Appeal from an order of the Family Court of Broome County (Pines, J.), entered May 6, 2014, which granted petitioner’s application, in a proceeding pursuant to Family Ct Act article 10, to adjudicate respondent’s children to be neglected.
Respondent is the mother of four children (born in 2001, 2004, 2005 and 2008). The record reflects that the children were removed from respondent’s care and placed in foster care in June 2013, when petitioner commenced neglect proceedings against respondent and the children’s father. In October 2013, after a fact-finding hearing on the June 2013 neglect petition, the parties stipulated to an order dismissing the proceeding against respondent, adjourning the proceeding in contemplation of dismissal against the children’s father (see Family Ct Act § 1039) and placing all four children in petitioner’s custody. In November 2013, petitioner commenced this neglect proceeding against respondent. After an April 2014 fact-finding hearing, Family Court issued an order determining that the children were neglected based upon respondent’s drug use and failure to seek and obtain substance abuse treatment. Respondent now appeals and we affirm.
Initially, we reject respondent’s claim that the evidence was *1151not sufficient to support a finding of neglect because the children were in petitioner’s custody. A neglected child is one “whose physical, mental or emotional condition has been impaired or is in imminent danger of becoming impaired” because of a parent’s failure “to exercise a minimum degree of care ... in providing the child with proper supervision or guardianship . . . or by misusing a drug or drugs” (Family Ct Act § 1012 [f] [i] [B]).
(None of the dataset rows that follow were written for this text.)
diff --git a/voxelraymarcher_amd/csrc/vr_launch_plan.h b/voxelraymarcher_amd/csrc/vr_launch_plan.h
--- a/voxelraymarcher_amd/csrc/vr_launch_plan.h
+++ b/voxelraymarcher_amd/csrc/vr_launch_plan.h
@@ -5,24 +5,49 @@
 
 #include "vr.h"
 
+#if defined(__HIPCC__)
+#define VR_PLAN_FN __host__ __device__ inline
+#else
+#define VR_PLAN_FN inline
+#endif
+
 namespace vr {
+
+constexpr uint32_t lane_shape(uint32_t w, uint32_t h) { return w << 16 | h; }
+constexpr uint32_t kLane16x16 = lane_shape(16, 16), kLane16x32 = lane_shape(16, 32), kLane16x64 = lane_shape(16, 64),
+                   kLane32x32 = lane_shape(32, 32);
+constexpr uint32_t kLaneDefault = kLane16x32;
+constexpr uint32_t kLaneLone = kLane16x16;
+constexpr uint32_t lane_in_flight_shape(uint32_t store) { return store == VR_STORE_HASHTABLE ? kLane16x64 : kLane16x32; }
+inline bool lane_shape_ok(uint32_t s) { return s == kLane16x16 || s == kLane16x32 || s == kLane16x64 || s == kLane32x32; }
+inline uint32_t lane_lx(uint32_t s) { return (s >> 16) == 32u ? 1u : 0u; }
+inline uint32_t lane_ly(uint32_t s) { return (s & 0xFFFFu) == 64u ? 3u : (s & 0xFFFFu) == 32u ? 2u : 1u; }
+inline uint32_t lane_pixels(uint32_t s) { return (s >> 16) * (s & 0xFFFFu); }
 
 struct PolicyKnobs {
     bool inflight_heavy;
     bool in_flight_occupancy;
     uint32_t rpw_override;
     uint32_t rpw_in_flight;
+    uint32_t lane_lone = 0;
+    uint32_t lane_in_flight = 0;
 };
 struct LaunchPolicy {
     bool heavy;
     bool hi;
     uint32_t crawl_rpw;
+    bool lane_in_flight;
+    uint32_t lane[2];
 };
-inline LaunchPolicy launch_policy(uint32_t schedule, uint32_t occupancy, bool alone, const PolicyKnobs& k) {
+inline LaunchPolicy launch_policy(uint32_t schedule, uint32_t occupancy, bool alone, const PolicyKnobs& k,
+                                  uint32_t store = VR_STORE_VCS, bool prev_alone = true) {
     LaunchPolicy p;
     p.heavy = schedule == VR_SCHEDULE_HEAVIEST_FIRST || (schedule == VR_SCHEDULE_AUTO && (alone || k.inflight_heavy));
     p.hi = occupancy == VR_OCCUPANCY_IN_FLIGHT || (occupancy == VR_OCCUPANCY_AUTO && !alone && k.in_flight_occupancy);
     p.crawl_rpw = k.rpw_override ? k.rpw_override : (alone ? 2u : k.rpw_in_flight);
+    p.lane_in_flight = occupancy == VR_OCCUPANCY_IN_FLIGHT || (occupancy == VR_OCCUPANCY_AUTO && !(alone && prev_alone));
+    p.lane[0] = lane_shape_ok(k.lane_lone) ? k.lane_lone : kLaneLone;
+    p.lane[1] = lane_shape_ok(k.lane_in_flight) ? k.lane_in_flight : lane_in_flight_shape(store);
     return p;
 }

In a fact-finding hearing pursuant to Family Ct Act § 1044, “proof that a person repeatedly misuses a drug or drugs . . . shall be prima facie evidence that a child of or who is the legal responsibility of such person is a neglected child” (Family Ct Act § 1046 [a] [iii]; see Matter of Amber DD., 26 AD3d 689, 690 [2006]). This presumption “operates to eliminate a requirement of specific parental conduct vis-a-vis the child and neither actual impairment nor specific risk of impairment need be established” (Matter of Paolo W., 56 AD3d 966, 967 [2008], lv dismissed 12 NY3d 747 [2009] [internal quotation marks and citation omitted]; see Matter of Chassidy CC. [Andrew CC.], 84 AD3d 1448, 1449 [2011]). Contrary to respondent’s argument, a neglect finding may be warranted even where, as here, the children had been removed from her custody and placed with petitioner prior to the instances of drug use underlying the neglect petition. As a parent, respondent had a continuing obligation to affirmatively address her ongoing misuse of drugs (see Matter of Jessica FF., 211 AD2d 948, 950 [1995]).
Here, Family Court took judicial notice of two prior neglect proceedings, one of which involved respondent’s drug use. The court also heard testimony from two caseworkers. One testified that respondent admitted to her that respondent used cocaine after a scheduled July 2013 drug test was positive for cocaine and oxycodone.* The second caseworker testified that, in October 2013, when she arrived at respondent’s home for a scheduled home visit, she found keys in the door, the lights on and she could hear people in the house. After approximately five minutes, respondent, who was with another adult, let the caseworker into the house. The caseworker described respondent’s behavior, speech and appearance and testified that, based upon the same, she believed that respondent was “under the influence of something.”
For her part, respondent acknowledged that she had not obtained any substance abuse treatment from the time that *1152her children were placed in petitioner’s custody in June 2013 until the April 2014 fact-finding hearing. Giving due deference to Family Court’s factual determinations with regard to respondent’s admitted, continued use of drugs and her inability to seek treatment despite losing custody of the children, we find that Family Court’s finding of neglect was supported by a preponderance of the evidence in the record (see Matter of Stevie R. [Arvin R.], 97 AD3d 906, 907 [2012]; Matter of Chassidy CC. [Andrew CC.], 84 AD3d at 1450).
McCarthy, J.P., Devine and Clark, JJ., concur.Ordered that the order is affirmed, without costs.
Although there was evidence that respondent reported to the test administrator that she had a prescription for the oxycodone, no proof of such prescription was presented at the fact-finding hearing.